template <int KIND>
__device__ __forceinline__ void kmeans_epilogue_wave(const RoundArgs& a, int node, NodeResult* sres, int it_arr,
                                                     bool final_only) {
  const int S = a.nshard, r0 = node * S;
  const uint32_t lane = lane_id();
  const uint32_t* pp = reinterpret_cast<const uint32_t*>(a.parts);
  uint64_t tot[F_NUM] = {0, 0, 0, 0, 0, 0, 0};
  uint32_t my_new = 0;
  for (int sh = 0; sh < S; ++sh) {
    const DevNode* w = a.nodes + r0 + sh;
    const int tb = w->tile_begin, te = w->tile_end;
    uint64_t acc[F_NUM] = {0, 0, 0, 0, 0, 0, 0};
    for (int i = tb + (int)lane; i < te; i += 64)
#pragma unroll
      for (int k = 0; k < F_NUM; ++k)
        acc[k] += __hip_atomic_load(pp + (size_t)i * 8 + k, __ATOMIC_RELAXED, __HIP_MEMORY_SCOPE_AGENT);
#pragma unroll
    for (int k = 0; k < F_NUM; ++k) {
      const uint64_t v = wave_sum_u64(acc[k]);
      tot[k] += v;
      if (k == F_CNT && lane == (uint32_t)sh) my_new = (uint32_t)v;
    }
  }
  if (a.tot_mode == TOT_ALLREDUCE) {
    if (lane < (uint32_t)F_NUM + 1) {
      uint64_t v = 0;
#pragma unroll
      for (int k = 0; k < F_NUM; ++k) v = lane == (uint32_t)k ? tot[k] : v;
      a.tot[(size_t)node * 8 + lane] = v;
    }
    return;
  }
  int fin = 0;
  if (lane < (uint32_t)S) {
    DevNode* w = a.nodes + r0 + lane;
    NodeResult* r = sres + lane;
    fin = node_update<KIND>(w, r, tot, a.fixed_point != 0) ? 1 : 0;
    if (fin) {
      for (int c = 0; c < 3; ++c) { r->tm[c] = w->tm[c]; r->tv[c] = w->tv[c]; }
      w->n_new_local = my_new;
      r->n_new_local = my_new;
      r->done_it = w->done_it;
    }
  }
  const bool final_results = __shfl(fin, 0, 64) != 0;
  __builtin_amdgcn_fence(__ATOMIC_RELEASE, "wavefront");
  __builtin_amdgcn_wave_barrier();
  __builtin_amdgcn_fence(__ATOMIC_ACQUIRE, "wavefront");
  if (final_results) {
// ... 48 lines not shown
  }
  if ((a.debug & kDebugUneven) && debug_unlucky(blockIdx.x)) debug_sleep_us(10);
  if (lane_id() == 0) {
    __hip_atomic_store(a.wparts + blockIdx.x * kTileWaves + wave_id(),
                       (vsum - f[F_CNT]) | (f[F_CNT] << 16), __ATOMIC_RELAXED, __HIP_MEMORY_SCOPE_AGENT);
#pragma unroll
    for (int k = 0; k < 8; ++k) red[wave_id()][k] = k < F_NUM ? f[k] : 0u;
  }
  __syncthreads();
  if (threadIdx.x < 8) {
    uint32_t x = 0;
#pragma unroll
    for (int w = 0; w < kBlock / 64; ++w) x += red[w][threadIdx.x];
    __hip_atomic_store(a.parts[blockIdx.x].f + threadIdx.x, x, __ATOMIC_RELAXED, __HIP_MEMORY_SCOPE_AGENT);
  }
  asm volatile("s_waitcnt vmcnt(0)" ::: "memory");
  __syncthreads();
  if (threadIdx.x == 0) {
    const int ntiles = S == 1 ? nd.tile_end - nd.tile_begin
                              : a.nodes[node * S + S - 1].tile_end - a.nodes[node * S].tile_begin;
    const bool last = __hip_atomic_fetch_add(a.rdone + (size_t)a.it * a.nn + node, 1u, __ATOMIC_RELEASE,
                                             __HIP_MEMORY_SCOPE_AGENT) == (uint32_t)ntiles - 1;
    if (last) {
      __builtin_amdgcn_fence(__ATOMIC_ACQUIRE, "agent");
      asm volatile("s_waitcnt vmcnt(0)" ::: "memory");
    }
    slast = last;
  }
  __syncthreads();
  if (slast && wave_id() == 0) kmeans_epilogue_wave<KIND>(a, node, sres, a.it, false);
}

constexpr uint32_t kPersistSpin = 1u << 26;

__device__ __forceinline__ Params uniform_params(const Params& p) {
  Params q;
  const uint32_t* s = reinterpret_cast<const uint32_t*>(&p);
  uint32_t* d = reinterpret_cast<uint32_t*>(&q);
#pragma unroll
  for (int i = 0; i < (int)(sizeof(Params) / 4); ++i) d[i] = (uint32_t)__builtin_amdgcn_readfirstlane(s[i]);
  return q;
}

Exercise brief ▸
Repeat, word for word, every line from the line that contains "uint32_t* d = reinterpret_cast<uint32_t*>(&q);" to the end of the entries; include both of those lines and no others.

Exercise answer ▸
  uint32_t* d = reinterpret_cast<uint32_t*>(&q);
#pragma unroll
  for (int i = 0; i < (int)(sizeof(Params) / 4); ++i) d[i] = (uint32_t)__builtin_amdgcn_readfirstlane(s[i]);
  return q;
}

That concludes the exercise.